void launch_jacobi_blocks(const DecompArgs& a, const DecompBuffers& b, int nblk_launch, size_t smem_limit, bool need_global,
                          bool long_rows, double rank_tol, int max_rows, int capV, int capC, cudaStream_t s, const SvdFork* fork) {
  cudaEvent_t e0 = nullptr, e1 = nullptr;
  if (g_prof_on) {
    if (g_prof_used == g_prof_events.size()) {
      cudaEvent_t x, y;
      cudaEventCreate(&x); cudaEventCreate(&y);
      g_prof_events.push_back({x, y});
    }
    e0 = g_prof_events[g_prof_used].first; e1 = g_prof_events[g_prof_used].second;
    ++g_prof_used;
    cudaEventRecord(e0, s);
  }
  struct Tail { cudaEvent_t e; cudaStream_t s; ~Tail() { if (e) cudaEventRecord(e, s); } } tail{e1, s};
  int dev = 0;
  cudaGetDevice(&dev);
  static std::mutex attr_mu;
  if (dev < 64) {
  std::lock_guard<std::mutex> attr_lock(attr_mu);
  if (!g_jac_attr_set[dev]) {
    cudaFuncSetAttribute(jacobi_blocks_kernel<true, true>, cudaFuncAttributeMaxDynamicSharedMemorySize, 200 * 1024);
    cudaFuncSetAttribute(jacobi_blocks_kernel<true, false>, cudaFuncAttributeMaxDynamicSharedMemorySize, 200 * 1024);
    cudaFuncSetAttribute(build_factors_kernel, cudaFuncAttributeMaxDynamicSharedMemorySize, 96 * 1024);
    cudaFuncSetAttribute(jacobi_rot_kernel, cudaFuncAttributeMaxDynamicSharedMemorySize, (int)(JAC_BLOCKED_ROWS * 16 * JAC_EPL * sizeof(cplx)));
    cudaFuncSetAttribute(jacobi_big_kernel, cudaFuncAttributeMaxDynamicSharedMemorySize, (int)(BJ_MAX_ROWS * (BJ_TPP * BJ_MAX_EPL + 4) * sizeof(cplx)));
    cudaFuncSetAttribute(qr_big_kernel, cudaFuncAttributeMaxDynamicSharedMemorySize, (int)((32 * BJ_MAX_ROWS + BJ_MAX_ROWS) * sizeof(cplx)));
    g_jac_attr_set[dev] = true;
  }
  }
  static const bool big_env = [] { const char* e = getenv("OCMPS_BIG_CLUSTER"); return !(e && e[0] == '0'); }();
  int big_on = (big_env && max_rows >= BJ_MIN_CAP) ? 1 : 0;
  static const bool gram_env = [] { const char* e = getenv("OCMPS_GRAM"); return e && e[0] == '1'; }();
  if (gram_env && (a.kind == DK_GATE_LEFT || a.kind == DK_GATE_RIGHT)) big_on |= 2;
  static const bool fork_env = [] { const char* e = getenv("OCMPS_SVD_FORK"); return !(e && e[0] == '0'); }();
  const bool forked = fork_env && (big_on & 1) && fork && fork->stream;
  cudaStream_t sb = forked ? fork->stream : s;
  if (forked) { cudaEventRecord(fork->ev_fork, s); cudaStreamWaitEvent(sb, fork->ev_fork, 0); }
  jacobi_blocks_kernel<true, true><<<nblk_launch, JAC_THREADS, smem_limit, s>>>(a, b, (int)(smem_limit / sizeof(cplx)), rank_tol, big_on);
  if (forked) cudaEventRecord(fork->ev_first, s);
  if (long_rows) jacobi_blocks_kernel<true, false><<<nblk_launch, JAC_THREADS, smem_limit, s>>>(a, b, (int)(smem_limit / sizeof(cplx)), rank_tol, big_on);
  if (need_global) jacobi_blocks_kernel<false, false><<<nblk_launch, JAC_THREADS, 0, s>>>(a, b, (int)(smem_limit / sizeof(cplx)), rank_tol, big_on);
  if (big_on & 1) {
    cudaLaunchConfig_t cfg = {};
    cfg.gridDim = dim3(nblk_launch * BJ_C, 1, 1);
    cfg.blockDim = dim3(BJ_THREADS, 1, 1);
    cfg.dynamicSmemBytes = (size_t)(32 * BJ_MAX_ROWS + BJ_MAX_ROWS) * sizeof(cplx);
    cfg.stream = sb;
    cudaLaunchAttribute at[1];
    at[0].id = cudaLaunchAttributeClusterDimension;
    at[0].val.clusterDim.x = BJ_C; at[0].val.clusterDim.y = 1; at[0].val.clusterDim.z = 1;
    cfg.attrs = at; cfg.numAttrs = 1;
    cudaLaunchKernelEx(&cfg, qr_big_kernel, a, b, (int)(smem_limit / sizeof(cplx)), rank_tol);
  }
  jacobi_rot_kernel<<<nblk_launch, JAC_THREADS, JAC_BLOCKED_ROWS * 16 * JAC_EPL * sizeof(cplx), s>>>(a, b, (int)(smem_limit / sizeof(cplx)));
  if (big_on & 1) {
    if (forked) cudaStreamWaitEvent(sb, fork->ev_first, 0);
    cudaLaunchConfig_t cfg = {};
    cfg.gridDim = dim3(nblk_launch * BJ_C, 1, 1);
    cfg.blockDim = dim3(BJ_THREADS, 1, 1);
    cfg.dynamicSmemBytes = (size_t)BJ_MAX_ROWS * (BJ_TPP * BJ_MAX_EPL + 4) * sizeof(cplx);
    cfg.stream = sb;
    cudaLaunchAttribute at[1];
    at[0].id = cudaLaunchAttributeClusterDimension;
    at[0].val.clusterDim.x = BJ_C; at[0].val.clusterDim.y = 1; at[0].val.clusterDim.z = 1;
    cfg.attrs = at; cfg.numAttrs = 1;
    cudaLaunchKernelEx(&cfg, jacobi_big_kernel, a, b);
    if (forked) { cudaEventRecord(fork->ev_join, sb); cudaStreamWaitEvent(s, fork->ev_join, 0); }
  }
}
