__device__ int kkt_check(const QpDev& d, int p, int* shi, double* shd) {
  const int tid = threadIdx.x, n = d.n;
  const size_t o = (size_t)p * d.np;
  int bad = 0;
  double gfree = 0.0;
  for (int r = tid; r < n; r += 256) {
    const int c = r % d.nu;
    const double g = d.PX[o + r] + d.q64[o + r], x = d.x[o + r];
    const double lb = d.lb64[(size_t)p * d.nu + c], ub = d.ub64[(size_t)p * d.nu + c];
    const int s = d.st[o + r];
    if (s == 0) { bad += !(x <= ub + d.bound_tol) || !(x >= lb - d.bound_tol) || !(fabs(g) <= 1.79e308); gfree = fmax(gfree, fabs(g)); }
    else if (s == 1) bad += !(g < 0.0);
    else bad += !(g > 0.0);
  }
  bad = block_sum_i(bad, shi);
  gfree = block_maxd(gfree, shd);
  const int pr = d.prounds[p] + 1;
  if (bad == 0 && pr <= d.max_polish && !d.ptie[p]) {
    int ties = 0;
    for (int r = tid; r < n; r += 256) {
      if (d.st[o + r] != 0) continue;
      const int c = r % d.nu;
      const double x = d.x[o + r];
      const double lb = d.lb64[(size_t)p * d.nu + c], ub = d.ub64[(size_t)p * d.nu + c];
      if (x > ub) { d.st[o + r] = 1; d.x[o + r] = ub; ++ties; }
      else if (x < lb) { d.st[o + r] = 2; d.x[o + r] = lb; ++ties; }
    }
    ties = block_sum_i(ties, shi);
    __syncthreads();
    if (tid == 0) d.ptie[p] = 1;
    if (ties > 0) {
      for (int r = tid; r < n; r += 256) d.v64[o + r] = d.x[o + r];
      if (tid == 0) {
        d.stale[p] = ties <= d.stale_max_changes;
        d.prounds[p] = pr; d.psub[p] = PS_START; d.rcnt[p] = 0;
        d.f_factor[p] = d.f_solve[p] = 0;
      }
      return 0;
    }
  }
  if (bad == 0 || pr > d.max_polish) {
    const double gs = d.pscale * (double)d.qscale[p];
    const int ok = bad == 0 && gfree <= d.stat_tol * gs;
    write_outputs(d, p, ok ? NNMPC_ST_OPTIMAL : NNMPC_ST_MAXITER);
    if (tid == 0) { d.phase[p] = PH_DONE; d.f_factor[p] = d.f_solve[p] = 0; }
    return 1;
  }
  int single = 0, rsel = -1;
  {
    const int best = d.pninf[p], grace = d.pgrace[p];
    __syncthreads();
    if (bad < best) { if (tid == 0) { d.pninf[p] = bad; d.pgrace[p] = POLISH_GRACE; } }
    else if (grace > 0) { if (tid == 0) d.pgrace[p] = grace - 1; }
    else single = 1;
  }
  if (single) {
    double rm = -1e300;
    for (int r = tid; r < n; r += 256) {
      const int c = r % d.nu;
      const double g = d.PX[o + r] + d.q64[o + r], x = d.x[o + r];
      const double lb = d.lb64[(size_t)p * d.nu + c], ub = d.ub64[(size_t)p * d.nu + c];
      const int s = d.st[o + r];
      const bool inf = s == 0 ? ((x > ub + d.bound_tol) || (x < lb - d.bound_tol)) : (s == 1 ? g >= 0.0 : g <= 0.0);
      if (inf && -(double)r > rm) rm = -(double)r;
    }
    rm = block_maxd(rm, shd);
    rsel = rm > -1e299 ? (int)(-rm) : -1;
  }
  for (int r = tid; r < n; r += 256) {
    const int c = r % d.nu;
    const double g = d.PX[o + r] + d.q64[o + r], x = d.x[o + r];
    const double lb = d.lb64[(size_t)p * d.nu + c], ub = d.ub64[(size_t)p * d.nu + c];
    const int s = d.st[o + r];
    double xn = x;
    if (single && r != rsel) { d.v64[o + r] = xn; continue; }
    if (s == 0) {
      if (x > ub + d.bound_tol) { d.st[o + r] = 1; xn = ub; }
      else if (x < lb - d.bound_tol) { d.st[o + r] = 2; xn = lb; }
    } else if ((s == 1 && g >= 0.0) || (s == 2 && g <= 0.0)) {
      d.st[o + r] = 0;
    }
    d.x[o + r] = xn;
    d.v64[o + r] = xn;
  }
  if (tid == 0) {
    d.stale[p] = bad <= d.stale_max_changes;
    d.prounds[p] = pr; d.psub[p] = PS_START; d.rcnt[p] = 0;
    d.f_factor[p] = d.f_solve[p] = 0;
  }
  return 0;
}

• [About this task]: The lines to copy are those above that contain the string "forked".

• [Answer below]:
  const bool forked = fork_env && (big_on & 1) && fork && fork->stream;
  cudaStream_t sb = forked ? fork->stream : s;
  if (forked) { cudaEventRecord(fork->ev_fork, s); cudaStreamWaitEvent(sb, fork->ev_fork, 0); }
  if (forked) cudaEventRecord(fork->ev_first, s);
    if (forked) cudaStreamWaitEvent(sb, fork->ev_first, 0);
    if (forked) { cudaEventRecord(fork->ev_join, sb); cudaStreamWaitEvent(s, fork->ev_join, 0); }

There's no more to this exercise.